Grain size measurement is complicated by a number of factors. First, the three-dimensional size of the grains is not constant and the sectioning plane will cut through the grains at random. Thus, on a cross-section we will observe a range of sizes, none larger than the cross section of the largest grain sampled. Grain shape also varies, particularly as a function of grain size. One of the earliest studies of grain shape was made by Lord Kelvin in 1887. He showed that the optimum space-filling grain shape, with a minimum surface area and surface tension, is a polyhedron known as a tetrakaidecahedron, which has 14 faces, 24 corners, and 36 edges. While this shape meets most grain criteria, it does not satisfy the required 120 degree dihedral angles between grains where three adjacent grains meet at an edge, unless the faces exhibit a minor amount of curvature. Another ideal grain shape, the pentagonal dodecahedron, agrees well with observations of grains, but is not a space filling shape. It has twelve five-sided faces. However, it must be recognized that we are sampling grains with a range of sizes and shapes. In most cases, the grains observed on a polished cross-sectional plane exhibit a range of sizes around a central mean and individual measurements of grain areas, diameters, or intercept lengths exhibit a normal distribution. In the vast majority of cases, we merely determine the mean value of the planar grain size, rather than the distribution. There are cases where the grain size distribution is not normal but bimodal, or "duplex." Also, our grain shapes can be distorted by processing procedures so that they are flattened and/or elongated. Different product shapes, and different processing procedures, can produce a variety of non-equiaxed grain shapes. This, of course, does influence our ability to measure the grain size.
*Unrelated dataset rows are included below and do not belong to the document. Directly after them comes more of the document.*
@@ -585,8 +641,10 @@
       if (is_empty(r)) continue;
       be.orect[0] = r; bv.push_back(be);
     }
-    add_multi(P, grp, bv);
-    if (!is_empty(b.orect[0])) add(P, grp, b);
+    const size_t nb0 = P.size();
+    auto bes = add_multi(P, grp, bv);
+    const size_t nb1 = P.size();
+    if (!is_empty(b.orect[0])) side_ad(P, nb0, nb1, add(P, grp, b), bes);
   }
 
   void build_acoustic();
@@ -723,6 +781,10 @@
       HIPCHK(hipEventCreateWithFlags(&ex.ev_s0, hipEventDisableTiming)); HIPCHK(hipEventCreateWithFlags(&ex.ev_s1, hipEventDisableTiming));
     } }
 #endif
+  {
+    const char* en = std::getenv("FV3LM_NO_SIDE_AD_STRIPS"); const char* sk = std::getenv("FV3LM_AD_SIDE_SKIP");
+    ex.side_ad = face && !(en && en[0] == '1'); ex.ad_side_list = std::getenv("FV3LM_AD_SIDE_LIST") != nullptr;
+    ex.ad_side_skip = "," + std::string(sk ? sk : AD_SIDE_SKIP_DEFAULT) + ","; }
   lev_host[npz] = lev_host[npz - 1];
   lev_dev = (LevelParams*)dev_alloc(sizeof(LevelParams) * (npz + 1));
   h2d(ex, lev_dev, lev_host.data(), sizeof(LevelParams) * (npz + 1));
@@ -959,8 +1021,10 @@
         if (is_empty(r)) continue;
         e.orect[0] = e.orect[1] = m < 2 ? r : empty_in(r); e.orect[2] = e.orect[3] = m < 2 ? empty_in(r) : r; ev.push_back(e);
       }
-      add_multi(P, "c_sw", ev);
-      if (b0 || b2) add(P, "c_sw", s);
+      const size_t n0 = P.size();
+      auto es = add_multi(P, "c_sw", ev);
+      const size_t n1 = P.size();
+      if (b0 || b2) side_ad(P, n0, n1, add(P, "c_sw", s), es);
     } }
   Fld divgd = W("divgd", npz);
   if (opt.nord > 0) {
diff --git a/fv3_jedi_linearmodel_amd/csrc/exec.h b/fv3_jedi_linearmodel_amd/csrc/exec.h
--- a/fv3_jedi_linearmodel_amd/csrc/exec.h
+++ b/fv3_jedi_linearmodel_amd/csrc/exec.h
@@ -23,6 +23,8 @@
   static constexpr int NWIN = 4;
   hipEvent_t ev_a[NWIN] = {}, ev_b[NWIN] = {};
 #endif
+  bool side_ad = false, ad_side_list = false; std::string ad_side_skip;
+  Rect ad_part[4] = {}; int n_ad_part = 0; const char* ad_tag = ".ad";
   bool check_boxes = false;
   bool skip_accum = false;
   bool no_wmask = false;
@@ -309,6 +311,45 @@
   return q;
 }
 
+struct AdSplit { Rect inner{1, 0, 1, 0}; Rect frame[4] = {}; int nframe = 0; };
+inline bool rects_meet(const Rect& a, const Rect& b) { return !(a.i1 < b.i0 || b.i1 < a.i0 || a.j1 < b.j0 || b.j1 < a.j0); }
+inline double rect_points(const Rect& r) { return (r.i0 > r.i1 || r.j0 > r.j1) ? 0. : double(r.i1 - r.i0 + 1) * double(r.j1 - r.j0 + 1); }
+inline bool ad_split_ok(const Rect& Q, const Rect* w, int nw, const AdSplit& sp) {
+  double pts = rect_points(sp.inner);
+  if (pts <= 0. || sp.inner.i0 < Q.i0 || sp.inner.i1 > Q.i1 || sp.inner.j0 < Q.j0 || sp.inner.j1 > Q.j1) return false;
+  for (int n = 0; n < nw; ++n) if (rect_points(w[n]) > 0. && rects_meet(w[n], sp.inner)) return false;
+  for (int f = 0; f < sp.nframe; ++f) {
+    const Rect& r = sp.frame[f];
+    if (rect_points(r) <= 0. || r.i0 < Q.i0 || r.i1 > Q.i1 || r.j0 < Q.j0 || r.j1 > Q.j1 || rects_meet(r, sp.inner)) return false;
+    for (int f2 = 0; f2 < f; ++f2) if (rects_meet(r, sp.frame[f2])) return false;
+    pts += rect_points(r);
+  }
+  return pts == rect_points(Q);
+}
+inline bool ad_split(const Rect& Q, const Rect* w, int nw, AdSplit& sp) {
+  Rect in = Q;
+  for (int n = 0; n < nw; ++n) {
+    const Rect& r = w[n];
+    if (rect_points(r) <= 0. || !rects_meet(r, in)) continue;
+    const double wd = in.i1 - in.i0 + 1, ht = in.j1 - in.j0 + 1;
+    const double cost[4] = {(r.j1 + 1 - in.j0) * wd, (in.j1 - (r.j0 - 1)) * wd, (r.i1 + 1 - in.i0) * ht, (in.i1 - (r.i0 - 1)) * ht};
+    int best = 0;
+    for (int k = 1; k < 4; ++k) if (cost[k] < cost[best]) best = k;
+    if (best == 0) in.j0 = r.j1 + 1; else if (best == 1) in.j1 = r.j0 - 1; else if (best == 2) in.i0 = r.i1 + 1; else in.i1 = r.i0 - 1;
+    if (in.i0 > in.i1 || in.j0 > in.j1) return false;
+  }
+  sp.inner = in; sp.nframe = 0;
+  if (in.j0 > Q.j0) sp.frame[sp.nframe++] = Rect{Q.i0, Q.i1, Q.j0, in.j0 - 1};
+  if (in.j1 < Q.j1) sp.frame[sp.nframe++] = Rect{Q.i0, Q.i1, in.j1 + 1, Q.j1};
+  if (in.i0 > Q.i0) sp.frame[sp.nframe++] = Rect{Q.i0, in.i0 - 1, in.j0, in.j1};
+  if (in.i1 < Q.i1) sp.frame[sp.nframe++] = Rect{in.i1 + 1, Q.i1, in.j0, in.j1};
+  const bool ok = ad_split_ok(Q, w, nw, sp);
+#ifdef FV3LM_HOST_EMUL
+  if (!ok) { std::fprintf(stderr, "ad_split: inner (%d..%d, %d..%d) and %d frame bands do not partition (%d..%d, %d..%d) clear of the strips\n", in.i0, in.i1, in.j0, in.j1, sp.nframe, Q.i0, Q.i1, Q.j0, Q.j1); std::abort(); }
+#endif
+  return ok;
+}
+
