@@ -665,6 +675,51 @@
     return PTV_OK;
 }
 
+int ptv_debug_lattice(ptv_ctx *c, int64_t *info, double *dk, int64_t dk_cap, float *recs, int64_t recs_cap,
+                      double *binned, int64_t binned_cap) {
+    if (!c || !info) {
+        set_error("ptv_debug_lattice: NULL context or info");
+        return PTV_E_ARG;
+    }
+    PTV_HIP(hipSetDevice(c->device));
+    PTV_HIP(hipStreamSynchronize(c->stream));
+    const ptv::LatticeInfo &li = c->lat_info;
+    const int64_t np = (int64_t)li.n[0] * li.n[1] * li.n[2];
+    unsigned int coop = 0;
+    if (li.points && c->lat_coop.p) PTV_HIP(hipMemcpy(&coop, c->lat_coop.p, sizeof(coop), hipMemcpyDeviceToHost));
+    info[0] = li.n[0];
+    info[1] = li.n[1];
+    info[2] = li.n[2];
+    info[3] = li.k;
+    info[4] = li.recs != nullptr;
+    info[5] = li.searched;
+    info[6] = li.points;
+    info[7] = (int64_t)coop;
+    info[8] = li.n_binned;
+    if (dk) {
+        if (!li.dk || dk_cap < np) {
+            set_error("ptv_debug_lattice: no lattice level, or dk holds fewer than its points");
+            return PTV_E_ARG;
+        }
+        PTV_HIP(hipMemcpy(dk, li.dk, (size_t)np * sizeof(double), hipMemcpyDeviceToHost));
+    }
+    if (recs) {
+        if (!li.recs || recs_cap < np * li.k) {
+            set_error("ptv_debug_lattice: no seed records, or recs holds fewer than points * k records");
+            return PTV_E_ARG;
+        }
+        PTV_HIP(hipMemcpy(recs, li.recs, (size_t)np * li.k * sizeof(float4), hipMemcpyDeviceToHost));
+    }
+    if (binned) {
+        if (!li.prec || binned_cap < li.n_binned) {
+            set_error("ptv_debug_lattice: no binned particles, or binned holds fewer than their count");
+            return PTV_E_ARG;
+        }
+        PTV_HIP(hipMemcpy(binned, li.prec, (size_t)li.n_binned * sizeof(double4), hipMemcpyDeviceToHost));
+    }
+    return PTV_OK;
+}
+
 int ptv_divergence_dev(ptv_ctx *c, const ptv_div_params *prm, const void *U, const void *V, const void *W,
                        void *out, void *stream, ptv_stats *st) {
     DivArgs a{};
diff --git a/ptv_interpolation_amd/csrc/ptv_ctx.hpp b/ptv_interpolation_amd/csrc/ptv_ctx.hpp
--- a/ptv_interpolation_amd/csrc/ptv_ctx.hpp
+++ b/ptv_interpolation_amd/csrc/ptv_ctx.hpp
@@ -21,6 +21,17 @@
     bool kept_valid = false;
     int64_t kept = 0;
     double bbox[6] = {0, 0, 0, 0, 0, 0};
+};
+
+struct LatticeInfo {
+    int n[3] = {0, 0, 0};
+    int k = 0;
+    const double *dk = nullptr;
+    const float4 *recs = nullptr;
+    bool searched = false;
+    bool points = false;
+    const double4 *prec = nullptr;
+    int64_t n_binned = 0;
 };
 
 }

Grain size measurement is also complicated by the different types of grains that can be present in metals, although their fundamental shapes are the same. For example, in body-centered cubic metals, such as Fe, Mo, and Cr, we have ferrite grains; in face-centered cubic metals, such as Al, Ni, Cu, and certain stainless steels, we have austenite grains. The grains exhibit the same shapes and are measured in the same way, but we must be careful in describing what kind of grains we are measuring. In the face-centered cubic metals, we may observe so-called twin boundaries within the grains (see sidebar on grain types). Aluminum alloys, however, rarely exhibit twins. When twins are present, they are ignored if we are trying to define the grain size. However, if we are trying to establish a relationship between microstructure and properties, for example, strength, we must consider twin boundaries as they influence dislocation movement, just as grain boundaries do. Hence, we must recognize the intent of the work being performed.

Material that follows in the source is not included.